__global__ void __launch_bounds__(NL_THREADS) k_nl_write(const char *__restrict__ text, size_t len, uint64_t n_tile, const uint64_t *__restrict__ base, uint64_t *out)
{
	typedef cub::BlockScan<uint32_t, NL_THREADS> BS;
	__shared__ typename BS::TempStorage ts;
	for (uint64_t t = blockIdx.x; t < n_tile; t += gridDim.x) {
		uint64_t at = base[t];
		#pragma unroll
		for (int k = 0; k < NL_PER_THREAD; ++k) {
			const uint64_t off = t * NL_TILE + ((uint64_t)k * NL_THREADS + threadIdx.x) * 16;
			uint32_t bits = nl_bits16(text, len, off), rank, total;
			BS(ts).ExclusiveSum((uint32_t)__popc(bits), rank, total);
			uint64_t *o = out + at + rank;
			while (bits) { const int b = __ffs(bits) - 1; *o++ = off + b + 1; bits &= bits - 1; }
			at += total;
			__syncthreads();
		}
	}
}

__host__ __device__ __forceinline__ uint32_t field_to_u32(const char *p, const char *e)
{
	while (p < e && (*p == ' ' || (*p >= '\t' && *p <= '\r'))) ++p;
	bool neg = false;
	if (p < e && (*p == '-' || *p == '+')) neg = *p == '-', ++p;
	while (p < e && *p == '0') ++p;
	unsigned long long v = 0;
	int nd = 0;
	for (; p < e; ++p, ++nd) {
		const unsigned dgt = (unsigned)(*p - '0');
		if (dgt > 9) break;
		if (nd < 18) { v = v * 10 + dgt; continue; }
// ... 33 lines not shown
{
	const uint32_t len = (uint32_t)(e - p);
	uint32_t nt = 0;
	{
		const uintptr_t a = (uintptr_t)p & ~(uintptr_t)3;
		const int lead = (int)((uintptr_t)p - a);
		for (int off = -lead; off < (int)len && nt < 11; off += 4) {
			uint32_t bits = tab_bits4(*reinterpret_cast<const uint32_t*>(p + off));
			while (bits) {
#ifdef __CUDA_ARCH__
				const int pos = off + __ffs(bits) - 1;
#else
				const int pos = off + __builtin_ctz(bits);
#endif
				bits &= bits - 1;
				if (pos >= 0 && pos < (int)len && nt < 11) tab[nt++ * 32] = (uint32_t)pos;
			}
		}
	}
	const uint32_t nf = nt + 1 < 11 ? nt + 1 : 11;
	#define COL_S(k) ((k) ? tab[((k) - 1) * 32] + 1 : 0u)
	#define COL_T(k) ((uint32_t)(k) < nt ? tab[(k) * 32] : len)
	memset(&r, 0, sizeof(r));
	r.nf = nf;
	r.qnl = COL_T(0);
	if (nf > 1) r.ql = num_field(p, COL_S(1), COL_T(1));
	if (nf > 2) r.qs = num_field(p, COL_S(2), COL_T(2));
	if (nf > 3) r.qe = num_field(p, COL_S(3), COL_T(3));
	if (nf > 4) { const uint32_t s4 = COL_S(4); r.ml_rev = (COL_T(4) > s4 && p[s4] == '-') ? 0x80000000u : 0; }
	if (nf > 5) {
		const uint32_t s5 = COL_S(5), t5 = COL_T(5);
		r.tnl = t5 - s5, r.tdelta = s5;
	}
	if (nf > 6) r.tl = num_field(p, COL_S(6), COL_T(6));
	if (nf > 7) r.ts = num_field(p, COL_S(7), COL_T(7));
	if (nf > 8) r.te = num_field(p, COL_S(8), COL_T(8));
	if (nf > 9) r.ml_rev |= num_field(p, COL_S(9), COL_T(9)) & 0x7fffffffu;
	if (nf > 10) r.bl = num_field(p, COL_S(10), COL_T(10));
	#undef COL_S
	#undef COL_T
}

struct NameTab {
	unsigned long long *key;
	unsigned long long *first;
	uint32_t *id;
	uint64_t mask;
	uint32_t *hits = nullptr;
};
constexpr int NT_OFF_BITS = 37;
constexpr unsigned long long NT_OFF_MASK = (1ull << NT_OFF_BITS) - 1;

__device__ __forceinline__ uint32_t tab_insert(const NameTab &t, const char *__restrict__ text, const char *nm, uint32_t nl, uint64_t goff, uint64_t occ,
                                               unsigned long long *overflow)
{
	const uint64_t h = name_hash(nm, 0, nl, 0);
	const unsigned long long mine = (h >> 37) << NT_OFF_BITS | (goff + 1);
	uint64_t s = h & t.mask;
	for (int probe = 0; probe < 1 << 14; ++probe, s = (s + 1) & t.mask) {
		unsigned long long k = t.key[s];
		if (k == 0) {
			k = atomicCAS(&t.key[s], 0ull, mine);
			if (k == 0) k = mine;
		}
		if ((k ^ mine) >> NT_OFF_BITS) continue;
		bool same = k == mine;
		if (!same) {
			const char *w = text + ((k & NT_OFF_MASK) - 1);
			same = true;
			for (uint32_t i = 0; same && i < nl; ++i) same = w[i] == nm[i];
			same = same && w[nl] == '\t';
		}
		if (!same) continue;
		if (t.first[s] > occ) atomicMin(&t.first[s], (unsigned long long)occ);
		return (uint32_t)s;
	}
	atomicAdd(overflow, 1ull);
	return 0;
}

constexpr int PT_THREADS = 128;
constexpr uint32_t PT_TILE = 8192;
constexpr uint32_t PT_OVER = 1024;
constexpr uint32_t PT_LIST = 1024;
static_assert(PT_TILE == PT_THREADS * 64, "each thread scans 64 bytes of its tile for line starts");
static_assert(PT_OVER % 16 == 0 && PT_OVER <= PT_TILE, "the overhang ends inside the tile after the parsed ones");

typedef cub::ScanTileState<unsigned long long> LineTileState;
typedef cub::TilePrefixCallbackOp<unsigned long long, ::cuda::std::plus<unsigned long long>, LineTileState> LinePrefixOp;

enum { PC_PARSED = 0, PC_STORED, PC_OVERFLOW, PC_LINES, PC_CUT, PC_N };

__device__ __forceinline__ uint32_t nl_bits_u4(const uint4 w)
{
	const uint32_t m[4] = { nl_mask4(w.x), nl_mask4(w.y), nl_mask4(w.z), nl_mask4(w.w) };
	uint32_t bits = 0;
	#pragma unroll
	for (int k = 0; k < 4; ++k) bits |= ((m[k] & 1) | (m[k] >> 7 & 2) | (m[k] >> 14 & 4) | (m[k] >> 21 & 8)) << (4 * k);
	return bits;
}

__global__ void k_tiles_init(LineTileState ts, int n_tile) { ts.InitializeStatus(n_tile); }

template <class P>
__global__ void __launch_bounds__(PT_THREADS)
k_parse_tiles(const char *__restrict__ text, size_t len, size_t avail, uint64_t t_lo, uint64_t line_cap, unsigned *tile_ctr, LineTileState tstate,
              int min_span, int min_match, int bi_dir, P pol)
{
	typedef cub::BlockScan<uint32_t, PT_THREADS> BS;
	__shared__ __align__(16) char s_text[PT_TILE + PT_OVER + 16];
	__shared__ uint16_t s_start[PT_LIST + 1];
	__shared__ uint32_t s_vals[PT_THREADS / 32][11][32];
	__shared__ typename BS::TempStorage s_scan;
	__shared__ typename LinePrefixOp::TempStorage s_pref;
	__shared__ unsigned long long s_first, s_tile, s_eol;
	__shared__ uint32_t s_nl;
	const uint32_t lane = threadIdx.x & 31;
	if (threadIdx.x == 0) s_tile = t_lo + atomicAdd(tile_ctr, 1u), s_nl = ~0u;
	__syncthreads();
	const uint64_t t = s_tile, b0 = t * PT_TILE, b1 = b0 + PT_TILE < len ? b0 + PT_TILE : len;
	const uint64_t w_end = b1 + PT_OVER < avail ? b1 + PT_OVER : avail;
	{
		const uint32_t n16 = (uint32_t)((w_end - b0 + 15) >> 4);
		for (uint32_t k = threadIdx.x; k < n16; k += PT_THREADS)
			reinterpret_cast<uint4*>(s_text)[k] = __ldg(reinterpret_cast<const uint4*>(text + b0) + k);
	}
	__syncthreads();
	const uint32_t my0 = threadIdx.x * 64, lim = (uint32_t)((b1 == len ? len - 1 : b1) - b0);
	uint64_t bits = 0;
	#pragma unroll
	for (int k = 0; k < 4; ++k) bits |= (uint64_t)nl_bits_u4(reinterpret_cast<const uint4*>(s_text + my0)[k]) << (16 * k);
	bits &= lim <= my0 ? 0ull : lim - my0 >= 64 ? ~0ull : (1ull << (lim - my0)) - 1;
	const bool line0 = t == 0 && threadIdx.x == 0;
	uint32_t rank, n;
	BS(s_scan).ExclusiveSum((uint32_t)__popcll(bits) + line0, rank, n);
	for (uint32_t o = lim + threadIdx.x; o < (uint32_t)(w_end - b0); o += PT_THREADS)
		if (s_text[o] == '\n' && b0 + o < len) { atomicMin(&s_nl, o); break; }
	if (threadIdx.x < 32) {
		if (t == 0) {
			if (threadIdx.x == 0) tstate.SetInclusive(0, n), s_first = 0;
		} else {
			LinePrefixOp op(tstate, s_pref, ::cuda::std::plus<unsigned long long>(), (int)t);
			const unsigned long long ex = op(n);
			if (threadIdx.x == 0) s_first = ex;
		}
	}
	__syncthreads();
	const uint64_t first = pol.line_base() + s_first;
	if (threadIdx.x == 0 && b1 == len) pol.lines_end(first + n);
	if (n == 0) return;
	uint64_t last_eol = s_nl != ~0u ? b0 + s_nl : w_end >= len ? len : ~0ull;
	if (last_eol == ~0ull) {
		if (threadIdx.x < 32) {
			uint64_t e = ~0ull;
			for (uint64_t p = w_end; p < avail; p += 32 * 16) {
				const uint64_t q = p + 16 * lane;
				uint32_t m = 0;
				for (uint32_t k = 0; k < 16 && q + k < avail; ++k) m |= (uint32_t)(text[q + k] == '\n') << k;
				const unsigned hit = __ballot_sync(0xffffffffu, m != 0);
				if (hit) { e = __shfl_sync(0xffffffffu, q + __ffs(m) - 1, __ffs(hit) - 1); break; }
			}
			if (e == ~0ull && avail == len) e = len;
			if (threadIdx.x == 0) {
				s_eol = e;
				if (e == ~0ull) pol.cut();
			}
		}
		__syncthreads();
		last_eol = s_eol;
	}
	unsigned n_parsed = 0, n_pass = 0;
	for (uint32_t r0 = 0; r0 < n; r0 += PT_LIST) {
		{
			uint32_t r = rank;
			uint64_t b = bits;
			if (line0) { if (r == r0) s_start[0] = 0; ++r; }
			for (; b && r <= r0 + PT_LIST; ++r, b &= b - 1)
				if (r >= r0) s_start[r - r0] = (uint16_t)(my0 + __ffsll((long long)b));
		}
		__syncthreads();
		const uint32_t cnt = n - r0 < PT_LIST ? n - r0 : PT_LIST;
		for (uint32_t j0 = 0; j0 < cnt; j0 += PT_THREADS) {
			const uint32_t j = j0 + threadIdx.x;
			const uint64_t i = first + r0 + j;
			uint32_t sq = NOSLOT, st = 0;
			if (j < cnt && i < line_cap) {
				const uint64_t s = b0 + s_start[j];
				uint64_t eol = r0 + j + 1 < n ? b0 + s_start[j + 1] - 1 : last_eol;
				if (eol != ~0ull) {
					const char *base = eol <= w_end ? s_text - b0 : text;
					if (eol - s > 1 && base[eol - 1] == '\r') --eol;
					PLine r;
					parse_line(base + s, base + eol, r, &s_vals[threadIdx.x >> 5][0][lane]);
					bool stored = false;
					if (r.nf >= 10) {
						++n_parsed;
						stored = !(r.qe - r.qs < (uint32_t)min_span || r.te - r.ts < (uint32_t)min_span || (int)(r.ml_rev & 0x7fffffffu) < min_match);
						n_pass += stored;
					}
					pol.line(text, base, s, i, r, stored, bi_dir, sq, st);
				}
			}
			if (uint32_t *hits = pol.hits()) {
				const unsigned grp = __match_any_sync(0xffffffffu, sq);
				if (sq != NOSLOT && lane == (uint32_t)__ffs(grp) - 1) atomicAdd(&hits[sq], (uint32_t)__popc(grp));
				if (sq != NOSLOT && bi_dir && st != sq) atomicAdd(&hits[st], 1u);
			}
		}
		__syncthreads();
	}
	pol.flush(lane, __reduce_add_sync(0xffffffffu, n_parsed), __reduce_add_sync(0xffffffffu, n_pass));
}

*Work item*: In the listing above, find the line with "typename BS::TempStorage s_scan;" and the line with "if (threadIdx.x == 0) s_tile"; set down exactly those two lines and every line between them, nothing more.

*Answer to the problem*:
	__shared__ typename BS::TempStorage s_scan;
	__shared__ typename LinePrefixOp::TempStorage s_pref;
	__shared__ unsigned long long s_first, s_tile, s_eol;
	__shared__ uint32_t s_nl;
	const uint32_t lane = threadIdx.x & 31;
	if (threadIdx.x == 0) s_tile = t_lo + atomicAdd(tile_ctr, 1u), s_nl = ~0u;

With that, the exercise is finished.